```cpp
int mdt_launch_jobs_multi(const void* dev_pack, int grid, hipStream_t s) {
  if (!dev_pack || grid <= 0) return 2;
  hipLaunchKernelGGL(jobs_multi_k, dim3(grid), dim3(256), 0, s, reinterpret_cast<const JobPackN*>(dev_pack));
  return (int)hipGetLastError() ? -1 : 0;
}

int mdt_launch_job1(const JobBlob* j, hipStream_t s) {
  if (j->kind == kJobCombine) return launch_splitk_combine(*reinterpret_cast<const CombineArgs*>(j->args), j->nblk, s);
  return 1;
}

}
```

csrc/kernels/conv_small.h:

```cpp
#pragma once
#include "adam_common.h"
#include "common.h"
#include "conv_igemm.h"
#include "vae_mlp.h"

namespace mdt {

struct LossArgs {
  const float* bce_part;
  int nb;
  const float* kld_part;
  int nk;
  TrainState* st;
  const HParams* hp;
  int advance_cursor;
};

__device__ __forceinline__ void loss_finalize_body(const LossArgs& la, float* scratch) {
  float sb = 0.f, sk = 0.f;
  for (int i = threadIdx.x; i < la.nb; i += blockDim.x) sb += la.bce_part[i];
  for (int i = threadIdx.x; i < la.nk; i += blockDim.x) sk += la.kld_part[i];
  const float bce = block_sum(sb, scratch);
  __syncthreads();
  const float kld = block_sum(sk, scratch);
// ... 240 lines not shown
  a.dmulv[(size_t)i * 2 * a.Z + a.Z + c] = dl;
  if (a.dmulv16) {
    a.dmulv16[(size_t)i * 2 * a.Z + c] = (__bf16)dm;
    a.dmulv16[(size_t)i * 2 * a.Z + a.Z + c] = (__bf16)dl;
  }
}

struct FinalizeArgs {
  float *P, *G, *Mo, *Vo;
  __bf16* w16;
  const GradSeg* segs;
  const GradUnit* units;
  const TrainState* st;
  const HParams* hp;
  int do_adam;
};

constexpr int kFinalizeThreads = 256;

struct BatchGather {
  const float* X;
  const int* idx;
  const TrainState* st;
  float* xn;
  unsigned* xtag;
  int B, nunits;
};
__host__ __device__ constexpr int gather_blocks(int B) { return (B * 196 + kFinalizeThreads - 1) / kFinalizeThreads; }

__device__ __forceinline__ void batch_gather_body(const BatchGather& g, int b) {
// ... 86 lines not shown
    if (sg.slab) {
      g = slab_sum1(sg.slab + e0 + j, n, sg.nsplit);
      if (!a.do_adam) a.G[o + j] = g;
    } else {
      g = a.G[o + j];
    }
    if (a.do_adam) {
      float p = a.P[o + j], m = a.Mo[o + j], v = a.Vo[o + j];
      adam_update(p, m, v, g, c);
      a.P[o + j] = p; a.Mo[o + j] = m; a.Vo[o + j] = v;
      a.w16[o + j] = (__bf16)p;
    }
  }
}

__device__ __forceinline__ void grad_finalize_body(const FinalizeArgs& a, float* red, AdamC* cs, int bid) {
  AdamC c{};
  if (a.do_adam) c = adam_consts_block(a.st, a.hp, cs);
  const GradUnit u = a.units[bid];
  const GradSeg sg = a.segs[u.seg];
  if (u.count > kFinalizeThreads) {
    grad_finalize_vec4(a, c, u, sg);
    return;
  }
  const int t = threadIdx.x, cnt = u.count, rp = kFinalizeThreads / cnt;
  const int col = t % cnt, rl = t / cnt;
  float part = 0.f;
  if (sg.slab && rl < rp) part = slab_partial(sg.slab + u.start + col, sg.numel, sg.nsplit, rl, rp);
  red[t] = part;
  __syncthreads();
  if (rl == 0) {
    const long long o = sg.off + u.start + col;
    float g;
    if (sg.slab) {
      g = 0.f;
// ... 71 lines not shown
```

csrc/runtime/conv_ops.cpp:

```cpp
#include <torch/extension.h>
#include <c10/hip/HIPStream.h>
#include <ATen/hip/impl/HIPGuardImplMasqueradingAsCUDA.h>

#include <cmath>
#include <cstring>
#include <tuple>
#include <vector>

#include "../kernels/vae_mlp.h"

#include "../kernels/conv_igemm.h"

extern "C" {
int mdt_igemm_plan(int mode, mdt::ConvDesc d, int allow_split, int* info, int fwd);
void mdt_dconv_stamps(unsigned long long* p);
int mdt_wgrad_plan(mdt::ConvDesc d, int* info);
int mdt_igemm(int mode, const void* A, int a_is_f32, const void* B16, mdt::ConvDesc d, const float* bias, int relu,
              void* y16, float* y32, const void* omask, float* colsum, float* ws, int skip_combine, hipStream_t s,
              const mdt::APro* pro, int fwd);
int mdt_wgrad(const void* G16, const void* X, int x_is_f32, mdt::ConvDesc d, float* out, hipStream_t s);
int mdt_colsum(const void* G16, int M, int N, int rows_per, float* slab, hipStream_t s);
int mdt_gather_rows(const float* X, const int* idx, const void* st, int B, int M, int P, float* xb, hipStream_t s);
int mdt_reparam(const float* mulv, float* eps, void* z16, float* z32, int B, int Z, const void* st, const void* hp,
                unsigned stream, float* kld_part, hipStream_t s);
int mdt_reparam_bwd(const float* dz, const float* mulv, const float* eps, float* dmulv, void* dmulv16, int B, int Z,
                    const float* klw, const float* fbw, hipStream_t s);
int mdt_bce_logits(const float* logits, const float* X, const int* rows, int B, int P, void* dlog16, float* recon,
                   float* part, float* gpart, hipStream_t s);
int mdt_conv_loss_finalize(const float* bce_part, int nb, const float* kld_part, int nk, void* st, const void* hp,
                           int advance_cursor, hipStream_t s);
int mdt_step_begin(void* st, const void* hp, hipStream_t s);
int mdt_adam_cast(float* P, const float* G, float* Mo, float* Vo, void* w16, const void* segs, int nseg,
                  long long total, const void* st, const void* hp, int do_adam, hipStream_t s);
int mdt_grad_finalize(float* P, float* G, float* Mo, float* Vo, void* w16, const void* segs, const void* units,
                      int nunits, const void* st, const void* hp, int do_adam, const float* gX, const int* gidx,
                      float* xn, unsigned* xtag, int gB, hipStream_t s);
int mdt_wtrans(const void* w16, void* w16t, const void* segs, const void* units, int nunits, hipStream_t s);
int mdt_thin_conv(const void* X, int x_is_f32, const float* Wf, mdt::ConvDesc d, const float* bias, int relu, void* y16,
                  const void* omask, float* colsum, const int* idx, void* st, const void* hp, int B, float* xb,
                  hipStream_t s);
int mdt_thin_blocks(int tconv, mdt::ConvDesc d);
int mdt_thin_tconv(const void* G16, const float* Wf, mdt::ConvDesc d, const float* bias, float* y32, const float* X,
                   void* dlog16, float* recon, float* part, float* gpart, hipStream_t s);
int mdt_job_igemm(mdt::JobBlob* g, mdt::JobBlob* c, int mode, const void* A, int a_is_f32, const void* B16,
                  mdt::ConvDesc d, const float* bias, int relu, void* y16, float* y32, const void* omask,
                  float* colsum, float* ws, int skip_combine);
int mdt_job_finalize(mdt::JobBlob* j, float* P, float* G, float* Mo, float* Vo, void* w16, const void* segs,
                     const void* units, int nunits, const void* st, const void* hp, int do_adam);
int mdt_job_wtrans(mdt::JobBlob* j, const void* w16, void* w16t, const void* segs, const void* units, int nunits);
int mdt_job_comm(mdt::JobBlob* j, float* P, float* G, float* Mo, float* Vo, void* w16, const void* segs,
                 const void* units, int nunits, const void* st, const void* hp, int do_adam, const void* ctx, int mode);
int mdt_combine_reparam(const float* slab, int ks, const float* bias, float* mulv, float* eps, void* z16, float* z32,
                        int B, int Z, const void* st, const void* hp, unsigned stream, float* kld_part, hipStream_t s);
int mdt_combine_reparam_blocks(int ks, int B, int Z);
int mdt_combine_reparam_bwd(const float* slab, int ks, const float* mulv, const float* eps, float* dmulv,
                            void* dmulv16, float* dz, int B, int Z, const float* klw, const float* fbw,
                            hipStream_t s);
int mdt_job_wgrad(mdt::JobBlob* j, const void* G16, const void* X, int x_is_f32, mdt::ConvDesc d, float* out);
int mdt_job_wgrad_adam(mdt::JobBlob* j, const void* G16, const void* X, int x_is_f32, mdt::ConvDesc d, float* P,
                       float* Mo, float* Vo, void* w16, const float* adamc);
int mdt_job_thin_conv(mdt::JobBlob* j, const void* X, int x_is_f32, const float* Wf, mdt::ConvDesc d,
                      const float* bias, int relu, void* y16, const void* omask, float* colsum, const int* idx,
                      void* st, const void* hp, int B, float* xb);
int mdt_job_colsum(mdt::JobBlob* j, const void* G16, int M, int N, int rows_per, float* slab);
int mdt_job_loss(mdt::JobBlob* j, const float* bce_part, int nb, const float* kld_part, int nk, void* st,
                 const void* hp, int advance_cursor);
int mdt_launch_jobs(const mdt::JobBlob* jobs, int n, hipStream_t s);
int mdt_jobs_multi_bytes();
int mdt_pack_jobs_multi(const mdt::JobBlob* jobs, int n, void* dst);
int mdt_pack_jobs_multi_stamps(void* img, void* stamps);
int mdt_launch_jobs_multi(const void* dev_pack, int grid, hipStream_t s);
int mdt_f28_forward(const long long* p, int B, int M, unsigned stream, int train, hipStream_t s);
int mdt_f28_forward_pair(const long long* p, const long long* pp, int B, int M, unsigned stream, hipStream_t s);
int mdt_f28_backward(const long long* p, int M, const void* st, hipStream_t s);
int mdt_f28_step(const long long* pf, const long long* pb, const long long* pp, int B, int M, unsigned stream,
                 int pair, int delay_us, float* adamc, hipStream_t s);
int mdt_f28_pair_words();
int mdt_launch_job1(const mdt::JobBlob* j, hipStream_t s);
}

namespace mdt {

struct Job {
  JobBlob main{}, post{};
  int kind() const { return main.kind; }
  bool has_post() const { return post.kind != 0; }
// ... 373 lines not shown
    TORCH_CHECK(j != nullptr && !j->has_post(), "pack_jobs_multi: null job or job with a follow-up pass");
    TORCH_CHECK(j->main.kind > 0, "pack_jobs_multi: job has no fused form (kind 0)");
    v.push_back(j->main);
  }
  auto img = torch::zeros({(int64_t)mdt_jobs_multi_bytes()}, torch::kUInt8);
  const int grid = mdt_pack_jobs_multi(v.data(), (int)v.size(), img.data_ptr());
  TORCH_CHECK(grid > 0, "pack_jobs_multi: unsupported job kind or bad job (", grid, ")");
  if (stamps.has_value() && stamps->defined()) {
    TORCH_CHECK(stamps->is_cuda() && stamps->scalar_type() == torch::kInt64 && stamps->numel() >= 2 * grid,
                "pack_jobs_multi: stamps must be an int64 CUDA tensor of >= 2 * grid elements");
    mdt_pack_jobs_multi_stamps(img.data_ptr(), stamps->data_ptr());
  }
  return {img, (int64_t)grid};
}

void launch_jobs_multi(const at::Tensor& dev_pack, int64_t grid) {
  TORCH_CHECK(dev_pack.is_cuda() && dev_pack.scalar_type() == torch::kUInt8 &&
                  dev_pack.numel() >= mdt_jobs_multi_bytes(), "launch_jobs_multi: device job table");
  const int r = mdt_launch_jobs_multi(dev_pack.data_ptr(), (int)grid, cur());
  TORCH_CHECK(r == 0, "mdt: launch_jobs_multi failed (", r, ")");
}

namespace {
struct Slot {
  const char* name;
  char dtype;
  int64_t per_m;
  bool fixed;
  bool optional;
};

std::vector<long long> f28_ptrs(const std::vector<c10::optional<at::Tensor>>& t, const std::vector<Slot>& slots,
                                int64_t M, int dev) {
  TORCH_CHECK(t.size() <= slots.size(), "f28: expected ", slots.size(), " tensors, got ", t.size());
// ... 173 lines not shown
  check_buf(P, torch::kFloat32, total, P, "adam_cast", "P");
  check_buf(G, torch::kFloat32, total, P, "adam_cast", "G");
  check_buf(M, torch::kFloat32, total, P, "adam_cast", "m");
  check_buf(V, torch::kFloat32, total, P, "adam_cast", "v");
  check_buf(w16, torch::kBFloat16, total, P, "adam_cast", "w16");
  check_blob(state, sizeof(TrainState), P, "adam_cast", "state");
  check_blob(hparams, sizeof(HParams), P, "adam_cast", "hparams");
  rc(mdt_adam_cast(P.data_ptr<float>(), G.data_ptr<float>(), M.data_ptr<float>(), V.data_ptr<float>(),
                   w16.data_ptr(), segs.data_ptr(), (int)nseg, P.numel(), state.data_ptr(), hparams.data_ptr(),
                   do_adam ? 1 : 0, cur()),
     "adam_cast");
}

void grad_finalize(at::Tensor P, at::Tensor G, at::Tensor M, at::Tensor V, at::Tensor w16, const at::Tensor& segs,
                   const at::Tensor& units, int64_t nunits, const at::Tensor& state, const at::Tensor& hparams,
                   bool do_adam, Job* job, const std::vector<at::Tensor>& gather, int64_t gather_B) {
  TORCH_CHECK(units.numel() >= nunits * (int64_t)sizeof(GradUnit), "grad_finalize: unit table too small");
  if (job) {
    TORCH_CHECK(gather.empty(), "grad_finalize: a finalize job takes no gather");
    rc(mdt_job_finalize(&job->main, P.data_ptr<float>(), G.data_ptr<float>(), M.data_ptr<float>(),
                        V.data_ptr<float>(), w16.data_ptr(), segs.data_ptr(), units.data_ptr(), (int)nunits,
                        state.data_ptr(), hparams.data_ptr(), do_adam ? 1 : 0),
       "job_finalize");
    return;
  }
  const float* gX = nullptr;
  const int* gidx = nullptr;
  float* xn = nullptr;
  unsigned* xtag = nullptr;
  if (!gather.empty()) {
    TORCH_CHECK(gather.size() == 4 && gather_B > 0, "grad_finalize: gather = [X, idx, xn, xtag] with gather_B > 0");
    const int dev = P.get_device();
    const char* nm[4] = {"X", "idx", "xn", "xtag"};
    for (int i = 0; i < 4; ++i)
      TORCH_CHECK(gather[i].is_cuda() && gather[i].get_device() == dev && gather[i].is_contiguous(),
                  "grad_finalize: gather ", nm[i], " must be a contiguous tensor on the arena's device");
    TORCH_CHECK(gather[0].scalar_type() == torch::kFloat32 && gather[0].numel() % 784 == 0, "grad_finalize: X [rows][784] f32");
    TORCH_CHECK(gather[1].scalar_type() == torch::kInt32 && gather[1].numel() % gather_B == 0,
                "grad_finalize: idx int32 in whole batches");
    TORCH_CHECK(gather[2].scalar_type() == torch::kFloat32 && gather[2].numel() >= gather_B * 784, "grad_finalize: xn");
    TORCH_CHECK(gather[3].scalar_type() == torch::kInt32 && gather[3].numel() >= gather_B, "grad_finalize: xtag");
    gX = gather[0].data_ptr<float>();
    gidx = gather[1].data_ptr<int>();
    xn = gather[2].data_ptr<float>();
    xtag = reinterpret_cast<unsigned*>(gather[3].data_ptr<int>());
  }
  rc(mdt_grad_finalize(P.data_ptr<float>(), G.data_ptr<float>(), M.data_ptr<float>(), V.data_ptr<float>(),
                       w16.data_ptr(), segs.data_ptr(), units.data_ptr(), (int)nunits, state.data_ptr(),
                       hparams.data_ptr(), do_adam ? 1 : 0, gX, gidx, xn, xtag, (int)gather_B, cur()),
     "grad_finalize");
}
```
·····
• Exercise description: The answer must consist of every line from the entries that holds the string "threadIdx".

• Result:
  for (int i = threadIdx.x; i < la.nb; i += blockDim.x) sb += la.bce_part[i];
  for (int i = threadIdx.x; i < la.nk; i += blockDim.x) sk += la.kld_part[i];
  const int t = threadIdx.x, cnt = u.count, rp = kFinalizeThreads / cnt;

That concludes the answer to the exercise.